(Stored entries)
━━━━━━

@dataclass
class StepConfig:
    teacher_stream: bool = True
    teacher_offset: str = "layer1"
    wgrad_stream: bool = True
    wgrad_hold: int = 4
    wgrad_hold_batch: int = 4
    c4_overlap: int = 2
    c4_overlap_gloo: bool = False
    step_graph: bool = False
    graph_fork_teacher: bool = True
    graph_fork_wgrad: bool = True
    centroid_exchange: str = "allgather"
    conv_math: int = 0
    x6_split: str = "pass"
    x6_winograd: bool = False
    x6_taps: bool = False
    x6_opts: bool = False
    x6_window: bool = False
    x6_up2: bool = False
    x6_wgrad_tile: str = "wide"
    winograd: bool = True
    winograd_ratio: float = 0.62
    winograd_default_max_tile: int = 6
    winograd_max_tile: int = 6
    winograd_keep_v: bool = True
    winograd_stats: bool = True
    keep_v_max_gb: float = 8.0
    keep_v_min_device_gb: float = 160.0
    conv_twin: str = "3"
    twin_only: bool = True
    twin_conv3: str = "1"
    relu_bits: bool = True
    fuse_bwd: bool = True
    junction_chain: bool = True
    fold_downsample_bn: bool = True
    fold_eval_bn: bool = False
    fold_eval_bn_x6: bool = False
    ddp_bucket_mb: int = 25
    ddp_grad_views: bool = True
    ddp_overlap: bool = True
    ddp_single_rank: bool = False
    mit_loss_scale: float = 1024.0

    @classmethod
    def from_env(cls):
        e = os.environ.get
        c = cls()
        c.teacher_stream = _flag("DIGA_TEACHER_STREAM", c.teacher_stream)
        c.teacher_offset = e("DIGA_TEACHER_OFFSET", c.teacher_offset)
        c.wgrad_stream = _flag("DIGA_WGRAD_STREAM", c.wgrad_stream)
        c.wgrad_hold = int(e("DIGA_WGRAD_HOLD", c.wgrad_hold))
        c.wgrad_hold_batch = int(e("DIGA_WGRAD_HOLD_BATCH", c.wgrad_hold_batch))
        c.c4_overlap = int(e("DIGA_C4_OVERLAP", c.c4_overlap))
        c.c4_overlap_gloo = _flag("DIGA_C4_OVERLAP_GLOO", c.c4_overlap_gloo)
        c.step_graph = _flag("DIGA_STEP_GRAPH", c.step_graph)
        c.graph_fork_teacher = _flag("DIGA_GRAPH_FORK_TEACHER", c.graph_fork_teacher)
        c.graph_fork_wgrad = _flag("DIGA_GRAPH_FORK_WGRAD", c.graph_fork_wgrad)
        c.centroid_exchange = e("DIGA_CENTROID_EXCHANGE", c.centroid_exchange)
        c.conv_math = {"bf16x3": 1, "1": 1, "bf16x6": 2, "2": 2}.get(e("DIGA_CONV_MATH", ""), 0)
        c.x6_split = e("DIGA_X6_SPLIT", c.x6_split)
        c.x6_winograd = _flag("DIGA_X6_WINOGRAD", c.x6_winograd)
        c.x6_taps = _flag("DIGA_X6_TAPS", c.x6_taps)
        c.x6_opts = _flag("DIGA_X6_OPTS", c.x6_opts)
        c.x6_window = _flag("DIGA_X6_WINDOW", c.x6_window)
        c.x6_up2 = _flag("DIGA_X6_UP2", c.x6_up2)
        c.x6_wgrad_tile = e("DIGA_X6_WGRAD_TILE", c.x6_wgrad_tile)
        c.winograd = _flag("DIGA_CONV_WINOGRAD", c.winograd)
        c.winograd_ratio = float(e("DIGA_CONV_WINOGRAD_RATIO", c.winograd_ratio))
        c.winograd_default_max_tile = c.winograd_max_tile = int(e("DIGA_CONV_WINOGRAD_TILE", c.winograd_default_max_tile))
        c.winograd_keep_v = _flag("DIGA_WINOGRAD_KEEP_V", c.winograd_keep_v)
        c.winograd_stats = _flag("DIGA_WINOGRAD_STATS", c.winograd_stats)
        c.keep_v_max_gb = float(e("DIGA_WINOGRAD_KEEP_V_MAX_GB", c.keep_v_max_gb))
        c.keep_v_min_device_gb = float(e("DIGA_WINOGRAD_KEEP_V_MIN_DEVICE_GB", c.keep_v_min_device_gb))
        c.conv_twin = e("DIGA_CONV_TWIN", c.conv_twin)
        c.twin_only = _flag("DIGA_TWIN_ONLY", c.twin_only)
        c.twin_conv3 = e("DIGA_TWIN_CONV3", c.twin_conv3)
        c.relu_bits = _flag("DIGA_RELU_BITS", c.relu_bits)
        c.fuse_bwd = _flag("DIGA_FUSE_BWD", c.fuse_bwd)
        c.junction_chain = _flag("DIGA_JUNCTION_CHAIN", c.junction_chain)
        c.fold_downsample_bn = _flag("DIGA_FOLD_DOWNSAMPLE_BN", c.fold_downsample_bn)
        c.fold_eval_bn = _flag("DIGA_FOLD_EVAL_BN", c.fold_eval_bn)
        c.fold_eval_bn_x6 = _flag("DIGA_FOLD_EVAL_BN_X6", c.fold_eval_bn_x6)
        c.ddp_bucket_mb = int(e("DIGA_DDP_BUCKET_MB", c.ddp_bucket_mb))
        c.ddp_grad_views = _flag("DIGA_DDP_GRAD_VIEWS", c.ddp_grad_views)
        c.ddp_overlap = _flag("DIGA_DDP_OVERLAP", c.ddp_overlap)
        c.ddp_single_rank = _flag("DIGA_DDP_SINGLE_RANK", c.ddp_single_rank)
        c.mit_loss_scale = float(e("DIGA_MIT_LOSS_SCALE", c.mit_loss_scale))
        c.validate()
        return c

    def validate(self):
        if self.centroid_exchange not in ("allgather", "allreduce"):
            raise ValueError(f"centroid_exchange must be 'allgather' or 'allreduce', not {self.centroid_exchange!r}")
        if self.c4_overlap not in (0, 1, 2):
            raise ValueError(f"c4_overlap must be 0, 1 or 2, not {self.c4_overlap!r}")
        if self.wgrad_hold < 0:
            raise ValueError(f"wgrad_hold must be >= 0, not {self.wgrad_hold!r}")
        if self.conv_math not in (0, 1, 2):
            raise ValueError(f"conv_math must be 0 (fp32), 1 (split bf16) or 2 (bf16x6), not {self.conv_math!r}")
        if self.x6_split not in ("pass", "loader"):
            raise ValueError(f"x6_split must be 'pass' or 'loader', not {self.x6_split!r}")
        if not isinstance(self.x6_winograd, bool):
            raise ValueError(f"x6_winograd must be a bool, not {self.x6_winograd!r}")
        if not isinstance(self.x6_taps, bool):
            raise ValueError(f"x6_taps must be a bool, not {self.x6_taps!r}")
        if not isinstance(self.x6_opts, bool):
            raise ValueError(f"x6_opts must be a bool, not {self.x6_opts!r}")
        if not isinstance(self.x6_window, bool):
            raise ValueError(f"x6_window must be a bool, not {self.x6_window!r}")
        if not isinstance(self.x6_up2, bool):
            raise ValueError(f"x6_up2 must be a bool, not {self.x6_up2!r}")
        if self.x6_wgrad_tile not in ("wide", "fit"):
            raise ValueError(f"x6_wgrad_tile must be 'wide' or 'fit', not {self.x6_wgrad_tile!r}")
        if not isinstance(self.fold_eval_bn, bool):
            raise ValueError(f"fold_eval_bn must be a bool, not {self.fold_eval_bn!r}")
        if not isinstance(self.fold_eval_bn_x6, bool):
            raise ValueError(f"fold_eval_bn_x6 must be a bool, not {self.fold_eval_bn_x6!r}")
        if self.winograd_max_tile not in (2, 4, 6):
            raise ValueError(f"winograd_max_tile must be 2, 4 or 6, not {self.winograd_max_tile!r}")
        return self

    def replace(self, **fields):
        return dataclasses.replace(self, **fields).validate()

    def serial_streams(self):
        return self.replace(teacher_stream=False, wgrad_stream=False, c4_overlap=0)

━━━━━━

THE TASK » Reproduce the data. Match each line exactly.

EXERCISE OUTPUT »
@dataclass
class StepConfig:
    teacher_stream: bool = True
    teacher_offset: str = "layer1"
    wgrad_stream: bool = True
    wgrad_hold: int = 4
    wgrad_hold_batch: int = 4
    c4_overlap: int = 2
    c4_overlap_gloo: bool = False
    step_graph: bool = False
    graph_fork_teacher: bool = True
    graph_fork_wgrad: bool = True
    centroid_exchange: str = "allgather"
    conv_math: int = 0
    x6_split: str = "pass"
    x6_winograd: bool = False
    x6_taps: bool = False
    x6_opts: bool = False
    x6_window: bool = False
    x6_up2: bool = False
    x6_wgrad_tile: str = "wide"
    winograd: bool = True
    winograd_ratio: float = 0.62
    winograd_default_max_tile: int = 6
    winograd_max_tile: int = 6
    winograd_keep_v: bool = True
    winograd_stats: bool = True
    keep_v_max_gb: float = 8.0
    keep_v_min_device_gb: float = 160.0
    conv_twin: str = "3"
    twin_only: bool = True
    twin_conv3: str = "1"
    relu_bits: bool = True
    fuse_bwd: bool = True
    junction_chain: bool = True
    fold_downsample_bn: bool = True
    fold_eval_bn: bool = False
    fold_eval_bn_x6: bool = False
    ddp_bucket_mb: int = 25
    ddp_grad_views: bool = True
    ddp_overlap: bool = True
    ddp_single_rank: bool = False
    mit_loss_scale: float = 1024.0

    @classmethod
    def from_env(cls):
        e = os.environ.get
        c = cls()
        c.teacher_stream = _flag("DIGA_TEACHER_STREAM", c.teacher_stream)
        c.teacher_offset = e("DIGA_TEACHER_OFFSET", c.teacher_offset)
        c.wgrad_stream = _flag("DIGA_WGRAD_STREAM", c.wgrad_stream)
        c.wgrad_hold = int(e("DIGA_WGRAD_HOLD", c.wgrad_hold))
        c.wgrad_hold_batch = int(e("DIGA_WGRAD_HOLD_BATCH", c.wgrad_hold_batch))
        c.c4_overlap = int(e("DIGA_C4_OVERLAP", c.c4_overlap))
        c.c4_overlap_gloo = _flag("DIGA_C4_OVERLAP_GLOO", c.c4_overlap_gloo)
        c.step_graph = _flag("DIGA_STEP_GRAPH", c.step_graph)
        c.graph_fork_teacher = _flag("DIGA_GRAPH_FORK_TEACHER", c.graph_fork_teacher)
        c.graph_fork_wgrad = _flag("DIGA_GRAPH_FORK_WGRAD", c.graph_fork_wgrad)
        c.centroid_exchange = e("DIGA_CENTROID_EXCHANGE", c.centroid_exchange)
        c.conv_math = {"bf16x3": 1, "1": 1, "bf16x6": 2, "2": 2}.get(e("DIGA_CONV_MATH", ""), 0)
        c.x6_split = e("DIGA_X6_SPLIT", c.x6_split)
        c.x6_winograd = _flag("DIGA_X6_WINOGRAD", c.x6_winograd)
        c.x6_taps = _flag("DIGA_X6_TAPS", c.x6_taps)
        c.x6_opts = _flag("DIGA_X6_OPTS", c.x6_opts)
        c.x6_window = _flag("DIGA_X6_WINDOW", c.x6_window)
        c.x6_up2 = _flag("DIGA_X6_UP2", c.x6_up2)
        c.x6_wgrad_tile = e("DIGA_X6_WGRAD_TILE", c.x6_wgrad_tile)
        c.winograd = _flag("DIGA_CONV_WINOGRAD", c.winograd)
        c.winograd_ratio = float(e("DIGA_CONV_WINOGRAD_RATIO", c.winograd_ratio))
        c.winograd_default_max_tile = c.winograd_max_tile = int(e("DIGA_CONV_WINOGRAD_TILE", c.winograd_default_max_tile))
        c.winograd_keep_v = _flag("DIGA_WINOGRAD_KEEP_V", c.winograd_keep_v)
        c.winograd_stats = _flag("DIGA_WINOGRAD_STATS", c.winograd_stats)
        c.keep_v_max_gb = float(e("DIGA_WINOGRAD_KEEP_V_MAX_GB", c.keep_v_max_gb))
        c.keep_v_min_device_gb = float(e("DIGA_WINOGRAD_KEEP_V_MIN_DEVICE_GB", c.keep_v_min_device_gb))
        c.conv_twin = e("DIGA_CONV_TWIN", c.conv_twin)
        c.twin_only = _flag("DIGA_TWIN_ONLY", c.twin_only)
        c.twin_conv3 = e("DIGA_TWIN_CONV3", c.twin_conv3)
        c.relu_bits = _flag("DIGA_RELU_BITS", c.relu_bits)
        c.fuse_bwd = _flag("DIGA_FUSE_BWD", c.fuse_bwd)
        c.junction_chain = _flag("DIGA_JUNCTION_CHAIN", c.junction_chain)
        c.fold_downsample_bn = _flag("DIGA_FOLD_DOWNSAMPLE_BN", c.fold_downsample_bn)
        c.fold_eval_bn = _flag("DIGA_FOLD_EVAL_BN", c.fold_eval_bn)
        c.fold_eval_bn_x6 = _flag("DIGA_FOLD_EVAL_BN_X6", c.fold_eval_bn_x6)
        c.ddp_bucket_mb = int(e("DIGA_DDP_BUCKET_MB", c.ddp_bucket_mb))
        c.ddp_grad_views = _flag("DIGA_DDP_GRAD_VIEWS", c.ddp_grad_views)
        c.ddp_overlap = _flag("DIGA_DDP_OVERLAP", c.ddp_overlap)
        c.ddp_single_rank = _flag("DIGA_DDP_SINGLE_RANK", c.ddp_single_rank)
        c.mit_loss_scale = float(e("DIGA_MIT_LOSS_SCALE", c.mit_loss_scale))
        c.validate()
        return c

    def validate(self):
        if self.centroid_exchange not in ("allgather", "allreduce"):
            raise ValueError(f"centroid_exchange must be 'allgather' or 'allreduce', not {self.centroid_exchange!r}")
        if self.c4_overlap not in (0, 1, 2):
            raise ValueError(f"c4_overlap must be 0, 1 or 2, not {self.c4_overlap!r}")
        if self.wgrad_hold < 0:
            raise ValueError(f"wgrad_hold must be >= 0, not {self.wgrad_hold!r}")
        if self.conv_math not in (0, 1, 2):
            raise ValueError(f"conv_math must be 0 (fp32), 1 (split bf16) or 2 (bf16x6), not {self.conv_math!r}")
        if self.x6_split not in ("pass", "loader"):
            raise ValueError(f"x6_split must be 'pass' or 'loader', not {self.x6_split!r}")
        if not isinstance(self.x6_winograd, bool):
            raise ValueError(f"x6_winograd must be a bool, not {self.x6_winograd!r}")
        if not isinstance(self.x6_taps, bool):
            raise ValueError(f"x6_taps must be a bool, not {self.x6_taps!r}")
        if not isinstance(self.x6_opts, bool):
            raise ValueError(f"x6_opts must be a bool, not {self.x6_opts!r}")
        if not isinstance(self.x6_window, bool):
            raise ValueError(f"x6_window must be a bool, not {self.x6_window!r}")
        if not isinstance(self.x6_up2, bool):
            raise ValueError(f"x6_up2 must be a bool, not {self.x6_up2!r}")
        if self.x6_wgrad_tile not in ("wide", "fit"):
            raise ValueError(f"x6_wgrad_tile must be 'wide' or 'fit', not {self.x6_wgrad_tile!r}")
        if not isinstance(self.fold_eval_bn, bool):
            raise ValueError(f"fold_eval_bn must be a bool, not {self.fold_eval_bn!r}")
        if not isinstance(self.fold_eval_bn_x6, bool):
            raise ValueError(f"fold_eval_bn_x6 must be a bool, not {self.fold_eval_bn_x6!r}")
        if self.winograd_max_tile not in (2, 4, 6):
            raise ValueError(f"winograd_max_tile must be 2, 4 or 6, not {self.winograd_max_tile!r}")
        return self

    def replace(self, **fields):
        return dataclasses.replace(self, **fields).validate()

    def serial_streams(self):
        return self.replace(teacher_stream=False, wgrad_stream=False, c4_overlap=0)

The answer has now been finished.